■ EXERCISE REQUIREMENTS ■
Which lines in the records below include the word "void"? Report each of them in full.

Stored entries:
# privefl/bigsnpr

Hardware: NVIDIA H100
Metric: genotypes/sec in bed_prodVec (higher is better)
Workload: dtype f64

## Files before the change

### bigsnpr_b200/csrc/bsg_pmv.cu

```cuda
#include <algorithm>
#include <math.h>
#include <stdio.h>
#include <stdlib.h>
#include <string.h>

#include <cub/device/device_scan.cuh>

#include "bsg_internal.cuh"
#include "bsg_pmv_shared.cuh"

namespace bsg {
namespace pmv {

constexpr int SEG = 128;
constexpr int CODES = 512;
constexpr int DIG = 4096;
constexpr int STAGES = 6;
constexpr int STAGE_BYTES = 2 * DIG;
constexpr int SMEM_BYTES = STAGES * STAGE_BYTES + 128;
constexpr int MAX_CHUNKS_PER_ITEM = 512;

struct Args {
  const uint8_t *P;
  int64_t stride;
  const int *lines;
  int nlines;
  int nlines_pad;
  int nchunks;
  int chunks_per_split;
  int ksplit;
  const uint8_t *dig1;
  const uint8_t *dig2;
  const uint8_t *na_flags;
  int use_na;
  long long *part;
};

struct Slot {
  uint4 alo, ahi, blo, bhi;
};

__device__ __forceinline__ void slot_load(Slot &s, const uint8_t *pa, const uint8_t *pb, int64_t off) {
  s.alo = ldg_stream(pa + off);
  s.ahi = ldg_stream(pa + off + 64);
  s.blo = ldg_stream(pb + off);
  s.bhi = ldg_stream(pb + off + 64);
}

template <int MODE>
__device__ __forceinline__ uint32_t plane2(uint32_t x) {
  return MODE == 3 ? (x >> 1) : (x & (x >> 1));
}

template <int MODE, bool PRE>
__device__ __forceinline__ void chunk_mma(const Slot &t0, const Slot &t1, uint32_t dig_addr, int (&acc1)[2][4],
                                          int (&acc16)[2][4], int (&accn1)[2][4], int (&accn16)[2][4]) {
  const uint32_t wA0[8] = {t0.alo.x, t0.alo.y, t0.alo.z, t0.alo.w, t0.ahi.x, t0.ahi.y, t0.ahi.z, t0.ahi.w};
  const uint32_t wB0[8] = {t0.blo.x, t0.blo.y, t0.blo.z, t0.blo.w, t0.bhi.x, t0.bhi.y, t0.bhi.z, t0.bhi.w};
  const uint32_t wA1[8] = {t1.alo.x, t1.alo.y, t1.alo.z, t1.alo.w, t1.ahi.x, t1.ahi.y, t1.ahi.z, t1.ahi.w};
  const uint32_t wB1[8] = {t1.blo.x, t1.blo.y, t1.blo.z, t1.blo.w, t1.bhi.x, t1.bhi.y, t1.bhi.z, t1.bhi.w};
  uint4 dpre[8];
  if (PRE) {
#pragma unroll
    for (int w = 0; w < 8; w++) dpre[w] = lds128(dig_addr + w * 512);
  }
#pragma unroll
  for (int w = 0; w < 8; w++) {
    const uint4 d = PRE ? dpre[w] : lds128(dig_addr + w * 512);
    const uint32_t a0 = wA0[w], b0 = wB0[w], a1 = wA1[w], b1 = wB1[w];
    const uint32_t a0t = a0 >> 2, b0t = b0 >> 2, a1t = a1 >> 2, b1t = b1 >> 2;
    mma_u8s8(acc1[0], a0 & 0x03030303u, b0 & 0x03030303u, a0t & 0x03030303u, b0t & 0x03030303u, d.x, d.y);
    mma_u8s8(acc1[1], a1 & 0x03030303u, b1 & 0x03030303u, a1t & 0x03030303u, b1t & 0x03030303u, d.x, d.y);
    mma_u8s8(acc16[0], a0 & 0x30303030u, b0 & 0x30303030u, a0t & 0x30303030u, b0t & 0x30303030u, d.z, d.w);
    mma_u8s8(acc16[1], a1 & 0x30303030u, b1 & 0x30303030u, a1t & 0x30303030u, b1t & 0x30303030u, d.z, d.w);
    if (MODE != 0) {
      uint4 dn = d;
      if (MODE >= 2) dn = lds128(dig_addr + DIG + w * 512);
      const uint32_t a0n = plane2<MODE>(a0), b0n = plane2<MODE>(b0), a0nt = plane2<MODE>(a0t), b0nt = plane2<MODE>(b0t);
      const uint32_t a1n = plane2<MODE>(a1), b1n = plane2<MODE>(b1), a1nt = plane2<MODE>(a1t), b1nt = plane2<MODE>(b1t);
      mma_u8s8(accn1[0], a0n & 0x01010101u, b0n & 0x01010101u, a0nt & 0x01010101u, b0nt & 0x01010101u, dn.x, dn.y);
      mma_u8s8(accn1[1], a1n & 0x01010101u, b1n & 0x01010101u, a1nt & 0x01010101u, b1nt & 0x01010101u, dn.x, dn.y);
      mma_u8s8(accn16[0], a0n & 0x10101010u, b0n & 0x10101010u, a0nt & 0x10101010u, b0nt & 0x10101010u, dn.z, dn.w);
      mma_u8s8(accn16[1], a1n & 0x10101010u, b1n & 0x10101010u, a1nt & 0x10101010u, b1nt & 0x10101010u, dn.z, dn.w);
    }
  }
}

template <int MODE>
__device__ __forceinline__ void tile_mma(const Slot &sl, const uint4 (&b1)[8], uint32_t dig2_addr, int (&acc1)[4],
                                         int (&acc16)[4], int (&accn1)[4], int (&accn16)[4]) {
  const uint32_t wA[8] = {sl.alo.x, sl.alo.y, sl.alo.z, sl.alo.w, sl.ahi.x, sl.ahi.y, sl.ahi.z, sl.ahi.w};
  const uint32_t wB[8] = {sl.blo.x, sl.blo.y, sl.blo.z, sl.blo.w, sl.bhi.x, sl.bhi.y, sl.bhi.z, sl.bhi.w};
#pragma unroll
  for (int w = 0; w < 8; w++) {
    const uint32_t a = wA[w], bq = wB[w];
    const uint32_t at = a >> 2, bt = bq >> 2;
    mma_u8s8(acc1, a & 0x03030303u, bq & 0x03030303u, at & 0x03030303u, bt & 0x03030303u, b1[w].x, b1[w].y);
    mma_u8s8(acc16, a & 0x30303030u, bq & 0x30303030u, at & 0x30303030u, bt & 0x30303030u, b1[w].z, b1[w].w);
    if (MODE != 0) {
      uint4 d = b1[w];
      if (MODE >= 2) d = lds128(dig2_addr + w * 512);
      const uint32_t an = plane2<MODE>(a), bn = plane2<MODE>(bq);
      const uint32_t ant = plane2<MODE>(at), bnt = plane2<MODE>(bt);
      mma_u8s8(accn1, an & 0x01010101u, bn & 0x01010101u, ant & 0x01010101u, bnt & 0x01010101u, d.x, d.y);
      mma_u8s8(accn16, an & 0x10101010u, bn & 0x10101010u, ant & 0x10101010u, bnt & 0x10101010u, d.z, d.w);
    }
  }
}
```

■ TASK SOLUTION ■
__device__ __forceinline__ void slot_load(Slot &s, const uint8_t *pa, const uint8_t *pb, int64_t off) {
__device__ __forceinline__ void chunk_mma(const Slot &t0, const Slot &t1, uint32_t dig_addr, int (&acc1)[2][4],
__device__ __forceinline__ void tile_mma(const Slot &sl, const uint4 (&b1)[8], uint32_t dig2_addr, int (&acc1)[4],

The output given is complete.